Which would you go for?

Thanks! G*


----------



## foxylady (1 Mar 2011)

Imo- while I prefer the look of the auris you seem to be getting better deal with the kia,longer warranty and cheaper road tax and newer car as well. I would say pick this if you intend keeping it for a long time if not the auris would have a better resale value


----------



## Goggles (1 Mar 2011)

Thanks foxylady! I agree, while I feel the Auris is the "safer" option (simply because it's toyota) it is very hard to ignore the advantages of going with the Ceed...

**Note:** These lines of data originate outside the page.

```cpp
int pin_alloc(fadehip_ctx *ctx, size_t bytes, void **out) {
    *out = nullptr;
// ... 189 lines not shown
        if (atoi(kv)) {
            ctx->blocking_sync = true;
            (void)hipSetDevice(device);
            if (hipSetDeviceFlags(hipDeviceScheduleBlockingSync) != hipSuccess) (void)hipGetLastError();
        }
    }
    hipDeviceProp_t prop;
    if (hipSetDevice(device) != hipSuccess || hipGetDeviceProperties(&prop, device) != hipSuccess) {
        set_err(ctx, FADEHIP_E_NODEVICE, "cannot open HIP device %d", device);
        return fail(FADEHIP_E_NODEVICE);
    }
    if (strncmp(prop.gcnArchName, "gfx950", 6) != 0) {
        set_err(ctx, FADEHIP_E_NODEVICE, "device %d is %s; this library carries gfx950 code only", device, prop.gcnArchName);
        return fail(FADEHIP_E_NODEVICE);
    }
    ctx->cu_count = prop.multiProcessorCount;
    if (const char *kv = getenv("FADEHIP_KERNEL")) {
        ctx->use_packed = strcmp(kv, "int32") != 0;
        ctx->two_pass = strcmp(kv, "twopass") == 0;
    }
    if (ctx->prm.match > 2) ctx->two_pass = false;
    if (8 * (ctx->prm.match * FADEHIP_MAX_QUERY + ctx->prm.open + std::max(ctx->prm.match, 0)) >= 0x7c00) ctx->use_packed = false;
    if (!ctx->two_pass && ctx->prm.rules != FADEHIP_RULES_DEFAULT) {
        set_err(ctx, FADEHIP_E_UNSUPPORTED, "the rule switches exist on the two-pass path only (match <= 2, FADEHIP_KERNEL unset)");
        return fail(FADEHIP_E_UNSUPPORTED);
    }
    if (const char *kv = getenv("FADEHIP_SPAN_SLACK")) ctx->span_slack = atoi(kv);
    if (const char *kv = getenv("FADEHIP_TAIL_CUS")) ctx->tail_cus_per_xcd = std::max(0, std::min(atoi(kv), 8));
    if (const char *kv = getenv("FADEHIP_BAM_SPLIT")) ctx->split_cus = std::max(0, std::min(atoi(kv), 31));
    if (const char *kv = getenv("FADEHIP_P2_WAVES")) ctx->p2_waves_fixed = std::max(0, atoi(kv));
    if (const char *kv = getenv("FADEHIP_SCORE_PERSIST")) ctx->score_persist = atoi(kv) != 0;
    if (const char *kv = getenv("FADEHIP_SCORE_G8")) ctx->score_g8 = atoi(kv);
    if (const char *kv = getenv("FADEHIP_SCORE_FRAME")) ctx->score_frame = atoi(kv) != 0;
    if (const char *kv = getenv("FADEHIP_EARLY_COPY")) ctx->early_copy = atoi(kv) != 0;
    if (const char *kv = getenv("FADEHIP_EARLY_TAIL")) ctx->early_tail = strcmp(kv, "masked") == 0 ? 1 : strcmp(kv, "plain") == 0 ? 2 : 0;
    if (const char *kv = getenv("FADEHIP_PATCH_CAP")) ctx->patch_cap = std::max(0, std::min(atoi(kv), 1 << 20));
    ctx->debug = getenv("FADEHIP_DEBUG") != nullptr;
    if (hipStreamCreateWithFlags(&ctx->copy_stream, hipStreamNonBlocking) != hipSuccess ||
        upload_ascii_code(ctx->copy_stream) != hipSuccess) {
        set_err(ctx, FADEHIP_E_HIP, "hipMemcpyToSymbol failed: %s", hipGetErrorString(hipGetLastError()));
        return fail(FADEHIP_E_HIP);
    }
    for (int k = 0; k < FADEHIP_NUM_SLOTS; k++)
        for (int c = 0; c < NUM_CLASSES; c++) ctx->slots[k].p2_last_octs[c] = -1;
    *out = ctx;
    return 0;
}

void fadehip_destroy(fadehip_ctx *ctx) {
    if (!ctx) return;
    (void)hipSetDevice(ctx->device);
    (void)hipDeviceSynchronize();
    for (int k = 0; k < FADEHIP_NUM_SLOTS; k++) {
        Slot &s = ctx->slots[k];
        for (DevBuf *b : {&s.in[0], &s.in[1], &s.rs, &s.fwd, &s.aln, &s.zblock, &s.trace, &s.ckpt, &s.cand, &s.lrows}) release(*b);
        for (void *q : s.trash) (void)hipFree(q);
        s.trash.clear();
        for (int c = 0; c < NUM_LISTS; c++) {
            release(s.work[c]);
            release(s.meta[c]);
        }
        release(s.stage[0]);
        release(s.stage[1]);
        release(s.res);
        release(s.patch);
        release(s.h_patch);
// ... 179 lines not shown
```

### fade_amd/csrc/fadehip_host.hpp

```cpp
#pragma once
#include <hip/hip_runtime.h>
#include <climits>
#include <cstdint>
#include <map>
#include <mutex>
#include <string>
#include <vector>
#include "../../include/fadehip.h"
#include "fadehip_types.hpp"

namespace fadehip {
namespace host __attribute__((visibility("hidden"))) {

struct DevBuf {
    void *p = nullptr;
    size_t cap = 0;
};
struct PinBuf {
    uint8_t *p = nullptr;
    size_t cap = 0;
};
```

Does anyone here drive either the Auris or the Ceed?

G*


----------



## john m (1 Mar 2011)

I hace a Ceed estate diesel and had a Corolla diesel 4 door (same as Auris other than saloon rather than hatch). The Ceed both drives better and seems better built than the Toyota did, the Ceed has done 3 years driving without even a lightbulb blowing. The Toyota was equally as reliable but it just didnt feel as nice, it developed a few rattles and the trim was basic (no air con, plastic steering wheel etc) compared to the Ceed. If I were buying one of these, from experience I'd take the Ceed, especially as a used car, the Ceed would have lost more of its initial cost and be a better value option.


----------



## Goggles (1 Mar 2011)

Hi John m, thanks for your reply!
It's good to hear your experience with the Ceed was as reliable as Toyota, I am definately veering more towards the Ceed the more I hear
G*


----------



## Sandals (1 Mar 2011)

iv drove kia's (rio-one petrol one diesel) for nearly three years. Only disadvantage of the kia i find is the resale value ie. you have to stick with kia as other garages give a really poor trade in value. 

Iv did drive an auris once for an eldery lady (and would describe it the same as driving a Peugeot 206, which I only kept for 6 months as it was like driving a hairdryer as described by husband, not nippy at all). A family member has an auris also and I would look at is the boot space big enough for you needs.


----------



## Goggles (1 Mar 2011)

Thanks Sandals! Hairdryer oh dear ;0) I think the boot was sufficient for me but it still looks like all hands are pointing towards the Ceed!

I appreciate your help
G*


----------



## Ancutza (3 Mar 2011)

We have a 1.4 petrol Cee'd since 2008.  Never a moments problem with it and actually a very nice little car to drive.  Spoken by a dyed-in-the-wool 4x4 diesel driver.  If I had to buy it again though then I think I'd buy the 1.6 or the diesel.  1.4 petrol is just a teeny bit gutless.


----------



## Goggles (3 Mar 2011)

Thansk Ancutza! Going to see both again this weekend to be sure but am defo going in the direction of the Ceed

G*


----------



## turtle77 (3 Mar 2011)

I know of a rather reputable IT company that uses Ceeds for it's engineers.
They do quite a few miles in them, and never have a bad word to say about them.

So, if they're good enough for engineers doing 40-60km per annum, they must be very reliable


----------



## silverwake (4 Mar 2011)

I have a Ceed from 2007, and I've already done 120k kms on it.
I never had a single problem with it. Neither with the Ceed, nor with the Kia Shuma II of my husband (10 years old now).

I'll buy a Kia next, that's for sure. I find them trully reliable and they "age" very well.

I never drove a Toyota, though.


----------



## Goggles (14 Mar 2011)

Hi Everyone! To update you I have paid a deposit on the Ceed! Hope to take it home in a week or so and will fill you in then on how I find it once have some proper driving done..

Thanks for all your help
G*


----------



## foxylady (15 Mar 2011)

Goggles said:


> Hi Everyone! To update you I have paid a deposit on the Ceed! Hope to take it home in a week or so and will fill you in then on how I find it once have some proper driving done..
> 
> Thanks for all your help
> G*


 

Happy Motoring


----------



## Almost Broke (15 Mar 2011)

Kia all the way, good choice


----------



## Bigmc (16 Mar 2011)

Best of luck with it Goggles,

Make sure let us know what you think of it when you get a good drive in it, fuel eff etc..


----------